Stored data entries
▼
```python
def _timed(name: str, flops: float, fn):
    if PROFILE is None:
        fn()
        return
    e0, e1 = torch.cuda.Event(enable_timing=True), torch.cuda.Event(enable_timing=True)
# ... 790 lines not shown
                                   acc=1, splitk=self._splitk(t["C4"], t["Cin"], t["M"]), c_f32=1, nb1=Gn, sA=(t["M"] * t["C4"], 0),
                                   sB=(t["M"] * x.ld, 0), sC=(gs, 0), rowsum=_ptr(t["b1"].grad) if t["b1"].grad is not None else None, srow=gs,
                                   use_ws=False))
            self._launch_gemms(g2)
            for t in st:
                for k in ("gp", "part2", "dh"):
                    t.pop(k, None)
        self._rec(bwd)
        return [t["out"] for t in st_all]

    def _pass_grad_batched(self, v: Var, src: torch.Tensor, nb: int, M: int, N: int, sb_src: int, sb_dst: Optional[int] = None,
                           defer: bool = False):
        sb_dst = sb_src if sb_dst is None else sb_dst
        g, acc = self.wgrad(v, 0 if v.rows >= nb * M else (nb - 1) * sb_dst // v.root.cols)
        if defer:
            return TcEwSeg(EW_COPY, acc, src.data_ptr(), g.data_ptr(), sb_src, sb_dst, src.stride(0), g.stride(0), nb, M, N, 0, 0, 0)
        self.L.tc_copy3d(_ptr(src), sb_src, src.stride(0), _ptr(g), sb_dst, g.stride(0), nb, M, N, acc, self.dt, self.stream)

    def effatt_supported(self, t: Var, params: Optional[Tuple[P, ...]] = None) -> bool:
        if self.record and (not t.requires_grad or (params is not None and any(p.grad is None for p in params))):
            return False
        return (_EFFATT_FUSED and self.ngroups == 1 and self.dt != TC_F32
                and bool(self.L.tc_effatt_supported(t.cols, self.dt)) and t.data.is_contiguous())

    def eff_attention_block(self, t: Var, ln: Tuple[P, P], keys: Tuple[P, P], queries: Tuple[P, P], values: Tuple[P, P],
                            reproj: Tuple[P, P], B: int, N: int, eps: float = 1e-5) -> Var:
        L, Cc = self.L, t.cols
        assert t.rows == B * N and self.effatt_supported(t)
        out = self.new(t.rows, Cc)
        nf = int(L.tc_effatt_scratch_floats(Cc, B, N))
        ctx, kstat = self.f32(B, Cc, Cc), self.f32(B, 2, Cc)
        es = t.data.element_size()

        def desc(part, dout=None, dt=None, g1=None, acc=0, grads=False):
            f = TcEffAtt()
            f.t, f.gamma, f.beta = _ptr(t.data), _ptr(ln[0].data), _ptr(ln[1].data)
            for nm, (W, b) in (("k", keys), ("q", queries), ("v", values), ("r", reproj)):
                setattr(f, "w" + nm, _ptr(W.data)); setattr(f, "b" + nm, _ptr(b.data))
                if grads:
                    setattr(f, "dw" + nm, _ptr(W.grad)); setattr(f, "db" + nm, _ptr(b.grad))
            if grads:
                f.dgamma, f.dbeta = _ptr(ln[0].grad), _ptr(ln[1].grad)
            f.out, f.ctx, f.kstat, f.part, f.part_floats = _ptr(out.data), _ptr(ctx), _ptr(kstat), _ptr(part), nf
            f.ldt, f.ldo, f.C, f.B, f.N, f.eps = t.ld, out.ld, Cc, B, N, eps
            if dout is not None:
                f.dout, f.lddo, f.dt, f.lddt, f.g1, f.acc_dt = _ptr(dout), dout.stride(0), _ptr(dt), dt.stride(0), _ptr(g1), acc
            return f

        part = self.f32(nf)
        f = desc(part)
        self.n_launch += 3
        _timed("hbm:effatt_fwd (LayerNorm + EfficientAttention + residual: token statistics, context fold, output)",
               3.0 * t.rows * Cc * es, lambda: L.tc_effatt_fwd(C.byref(f), self.dt, self.stream))
        del part

        def bwd():
            dy = self.grad_of(out)
            if dy is None or not t.requires_grad:
                return
            gx, acc = self.wgrad(t)
            part = self.f32(nf)
            g1 = _empty((t.rows, Cc), self.dtype, self.dev)
            fb = desc(part, dy, gx, g1, acc, grads=True)
            self.n_launch += 4
            _timed("hbm:effatt_bwd (query side + d_ctx partials, d_ctx fold, key/value side + LayerNorm backward, parameter fold)",
                   (6.0 + acc) * t.rows * Cc * es, lambda: L.tc_effatt_bwd(C.byref(fb), self.dt, self.stream))
        self._rec(bwd)
        return out

    def layernorm(self, x: Var, g: P, b: P, eps: float = 1e-5, act: int = ACT_NONE, out: Optional[Var] = None,
                  stats: Optional[Tuple[torch.Tensor, torch.Tensor]] = None, launch: bool = True) -> Var:
        Gn = self.ngroups
        rows, Cc = x.rows // Gn, x.cols
        assert Gn == 1 or (g.gs > 0 and b.gs == g.gs)
        if out is None:
            out = self.new(x.rows, Cc)
        mean, rstd = stats if stats is not None else (self.f32(x.rows), self.f32(x.rows))
        es = x.data.element_size()
        if launch:
            _timed("hbm:layernorm_fwd", 2.0 * x.rows * Cc * es, lambda: self.L.tc_layernorm_fwd(
                _ptr(x.data), x.ld, _ptr(g.data), _ptr(b.data), _ptr(out.data), out.ld, _ptr(mean), _ptr(rstd), rows, Cc, eps, act, Gn, g.gs,
                self.dt, self.stream))

        def bwd():
            dy = self.grad_of(out)
            if dy is None or not x.requires_grad:
                return
            gx, acc = self.wgrad(x)
            fused = g.grad is not None
            nblk = int(self.L.tc_layernorm_bwd_nblk(rows, Cc)) if (fused and _LN_DEFER) else 0
            if nblk > 0:
                nf = Gn * nblk * 2 * Cc
                part = self.f32(nf)
                _timed("hbm:layernorm_bwd", (3.0 + acc) * x.rows * Cc * es, lambda: self.L.tc_layernorm_bwd_defer(
                    _ptr(dy), dy.stride(0), _ptr(x.data), x.ld, _ptr(g.data), _ptr(b.data), _ptr(mean), _ptr(rstd), _ptr(gx), gx.stride(0),
                    _ptr(gx) if acc else None, gx.stride(0), _ptr(g.grad), _ptr(b.grad), rows, Cc, act, Gn, g.gs, _ptr(part), nf, self.dt,
                    self.stream))
                self._ln_pending.append((part, g.grad, b.grad, g.gs, nblk, Cc, Gn))
                if len(self._ln_pending) == 64:
                    self._flush_param_folds()
                return
            if fused:
                ws = _workspace(self.dev)
                scratch, n = ws, ws.numel() // 4
                _timed("hbm:layernorm_bwd", (3.0 + acc) * x.rows * Cc * es, lambda: self.L.tc_layernorm_bwd(
                    _ptr(dy), dy.stride(0), _ptr(x.data), x.ld, _ptr(g.data), _ptr(b.data), _ptr(mean), _ptr(rstd), _ptr(gx), gx.stride(0),
                    _ptr(gx) if acc else None, gx.stride(0), _ptr(g.grad), _ptr(b.grad), rows, Cc, act, Gn, g.gs, _ptr(scratch), n, self.dt,
                    self.stream))
                return
            self.L.tc_layernorm_bwd(_ptr(dy), dy.stride(0), _ptr(x.data), x.ld, _ptr(g.data), _ptr(b.data), _ptr(mean),
                                    _ptr(rstd), _ptr(gx), gx.stride(0), _ptr(gx) if acc else None, gx.stride(0),
                                    None, None, rows, Cc, act, Gn, g.gs, None, 0, self.dt, self.stream)
        self._rec(bwd)
        return out
# ... 969 lines not shown
```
▲
Could you find every line in the records above that contains the word "queries" and copy it?

    def eff_attention_block(self, t: Var, ln: Tuple[P, P], keys: Tuple[P, P], queries: Tuple[P, P], values: Tuple[P, P],
            for nm, (W, b) in (("k", keys), ("q", queries), ("v", values), ("r", reproj)):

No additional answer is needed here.